4) The I.S.M. Code and seaworthiness - conclusion

Of course, unseaworthiness-based liability for I.S.M. violations will arise only where the
violation is proven by the claimant to have caused the cargo loss, damage or delay. But the mere
fact that the I.S.M. Code now applies as an international standard defining the specifics of safe
management and pollution prevention for most merchant tonnage, means that there is now a new
and demanding international criterion of seaworthiness in maritime law. The stringent
reporting requirements of the Code will also make available to lawyers, judges and arbitrators in
maritime disputes, including cargo claims, much more documentary evidence on the issues of
vessel seaworthiness and due diligence on the part of both shipboard and shoreside personnel.
ISM, as a new and far-reaching benchmark, with the voluminous paper trail which it
engenders, can be expected to change considerably the tenour, and in many cases the outcome, of
cargo litigation and arbitration around the world.
304



Prof. William Tetley, Q.C.
Faculty of Law
McGill University
Montreal, Quebec, Canada

e-mail: william.tetley@mcgill.ca
website: http://tetley.law.mcgill.ca/

303
Port State Control is the system whereby the authorities of a State responsible for marine safety are empowered
to inspect vessels entering its ports, even if they do not fly the flag of that State, in order to identify ships not
complying with applicable norms, especially with respect to safety.

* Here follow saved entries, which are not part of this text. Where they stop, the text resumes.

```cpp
hipError_t launch_conv_pc(ConvShape shape, int precision, bool pool, bool relu, int cout_pad, const ConvArgs& a, hipStream_t s);

hipError_t launch_conv_wino(int cin, bool pool, bool relu, int cout_pad, const ConvArgs& a, hipStream_t s);
hipError_t launch_conv_wino_fused1b(int cout_pad, const ConvArgs& a, hipStream_t s);
size_t packed_weight_floats_wino(int cout_pad, int cin);
void pack_weights_wino(const float* w , int cout, int cin, int cout_pad, float* dst);

hipError_t launch_conv1a(const uint8_t* img, int stride, long img_stride_bytes, int H, int W, int n,
                         const float* w9x64 , const float* bias, float* out, hipStream_t s);

size_t packed_weight_floats_f32(int cout_pad, int cin, int ks);
void pack_weights_f32(const float* w , int cout, int cin, int ks, int cout_pad, float* dst);
size_t packed_weight_halfs_f16x2(int cout_pad, int cin, int ks);
void pack_weights_f16x2(const float* w, int cout, int cin, int ks, int cout_pad, uint16_t* dst);
// ... 145 lines not shown
```

### d2slam_amd/csrc/postproc.hip

```cpp
#include <algorithm>

#include "kernels.h"

namespace d2fe {

typedef float f32x4 __attribute__((ext_vector_type(4)));
typedef float f32x16 __attribute__((ext_vector_type(16)));

__device__ __forceinline__ float d2fe_expf(float x) {
  if (x < -87.0f) x = -87.0f;
  const float t = x * 1.44269504088896341f;
  const float n = __builtin_rintf(t);
  float r = __builtin_fmaf(n, -0.693359375f, x);
  r = __builtin_fmaf(n, 2.12194440e-4f, r);
  float p = 1.9875691500E-4f;
  p = __builtin_fmaf(p, r, 1.3981999507E-3f);
  p = __builtin_fmaf(p, r, 8.3334519073E-3f);
  p = __builtin_fmaf(p, r, 4.1665795894E-2f);
  p = __builtin_fmaf(p, r, 1.6666665459E-1f);
  p = __builtin_fmaf(p, r, 5.0000001201E-1f);
  const float r2 = r * r;
  const float y = __builtin_fmaf(p, r2, r) + 1.0f;
  return __builtin_ldexpf(y, (int)n);
}

__global__ __launch_bounds__(256) void softmax_cand_kernel(const float* __restrict__ logits, int lstride, int Hc, int Wc,
                                                           float thr, int border, float* __restrict__ semi,
                                                           unsigned long long* __restrict__ cand,
                                                           int* __restrict__ cand_count, long cand_cap) {
  __shared__ float sl[64 * 65];
  const int img = blockIdx.y;
  const int ncell = Hc * Wc;
  const int cell0 = blockIdx.x * 64;
  const int tid = threadIdx.x, lane = tid & 63;
  const float* lg = logits + ((size_t)img * ncell + cell0) * lstride;
  const int nvalid = min(64, ncell - cell0);
  if (lstride == 65) {
    for (int i = tid; i < nvalid * 65; i += 256) sl[i] = lg[i];
  } else {
// ... 828 lines not shown
```

### include/d2fe_debug.h

```cpp
#ifndef D2FE_DEBUG_H_
#define D2FE_DEBUG_H_

#include "d2fe.h"

#ifdef __cplusplus
extern "C" {
#endif

D2FE_API long d2fe_debug_read(d2fe_handle h, const char* name, void* dst, size_t max_bytes);
D2FE_API long d2fe_debug_netvlad_layer(d2fe_handle h, int layer, int n_images, void* dst, size_t max_bytes);
D2FE_API long d2fe_debug_netvlad_stamps(d2fe_handle h, unsigned long long* dst, long max_wgs);
D2FE_API int d2fe_debug_netvlad_plan(const d2fe_nv_layer* layers, int n_layers, int proj_dim, int* out, int max_steps);
D2FE_API int d2fe_debug_netvlad_tile(int kind, int Ho, int Wo, int stride, int* th, int* tw);
D2FE_API long d2fe_debug_pack_netvlad(int kind, const float* we, const float* be, const float* wd, const float* bd, const float* wp, int cin, int chid,
                                      int cout, float* out, long max_floats);
D2FE_API long d2fe_debug_pack_wino(const float* weight , int cout, int cin, float* out, long max_floats);
D2FE_API int d2fe_debug_conv3x3_wino(d2fe_handle h, const float* in, int n, int H, int W, int cin, const float* weight,
                                     const float* bias, int cout, int pool, int relu, float* out, int iters, float* ms_per_launch);

D2FE_API int d2fe_debug_graph_count(d2fe_handle h, int* rejected);

enum d2fe_regime {
  D2FE_REGIME_WINO_NT1_ONE = 0,
  D2FE_REGIME_WINO_NT1_STATIC,
  D2FE_REGIME_WINO_NT1_CLAIMED,
  D2FE_REGIME_WINO_NT2_ONE,
  D2FE_REGIME_WINO_NT2_STATIC,
  D2FE_REGIME_WINO_NT2_CLAIMED_RING,
  D2FE_REGIME_WINO_NT2_CLAIMED_FUSED1B,
  D2FE_REGIME_MATCH_NW4,
  D2FE_REGIME_MATCH_NW2,
  D2FE_REGIME_NV_GMERGE,
  D2FE_REGIME_NV_FRONT_TPW,
  D2FE_REGIME_WINO_LAST_GRID,
  D2FE_REGIME_WINO_LAST_TOTAL,
  D2FE_REGIME_COUNT
};
D2FE_API int d2fe_debug_regime_counts(long long* out, int max);
D2FE_API void d2fe_debug_regime_reset(void);

D2FE_API long d2fe_debug_match_stamps(d2fe_handle h, unsigned long long* dst, long max_wgs);

#ifdef __cplusplus
}
#endif
#endif
```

Port State Control is typically governed by an
international agreement, such as the Paris Memorandum of Understanding (Paris MOU) of July 1, 1982 (binding
most European countries and a few others, including Canada) or the Tokyo MOU of December 2, 1993, in force
April 1994 (binding many States in the Asia-Pacific region and also including Canada). Other Port State Control
MOUs exist for various other regions of the world, including the Caribbean, the Mediterranean, Latin America,
West Africa and the Indian Ocean. These MOUs typically confer powers of detention on the port states party to
them in respect of vessels inspected and found wanting in their compliance with national or international standards,
such as the I.S.M. Code. See also A.J. Rodriguez & M.C. Hubbard, supra at pp. 1615-1616, concerning the
Vancouver Declaration of 1998 on enforcement of the Code by signatories of the Tokyo and Paris MOUs and also
outlining enforcement measures taken by the European Union. The United States, although not party to any Port
State Control MOU, nevertheless vigorously enforces the I.S.M. Code through the U.S. Coast Guard by boardings,
inspections, detentions and denial of port entry. See Matthew Marshall, Port State Detentions what message for
insurers?, an unpublished lecture delivered to the Insurance Institute of London, January 12, 1999 at p. 9 (on file
with the author); Rodriguez & Hubbard, supra at pp.1613-1615.
304
See Laurie C. Sahatjian, the ISM Code: A Brief Overview (1998) 29 JMLC 405 at p.. 409: The ISM Code can
be employed to a company's benefit or detriment. A responsible company will use its ISM Code documentation to
establish that it is a responsible operator committed to identifying problems and promptly correcting them. On the
other hand, an irresponsible company lacking a commitment to ISM Code compliance will merely lay a road map to
non-compliance for regulators, prosecutors, and possibly civil litigants to follow.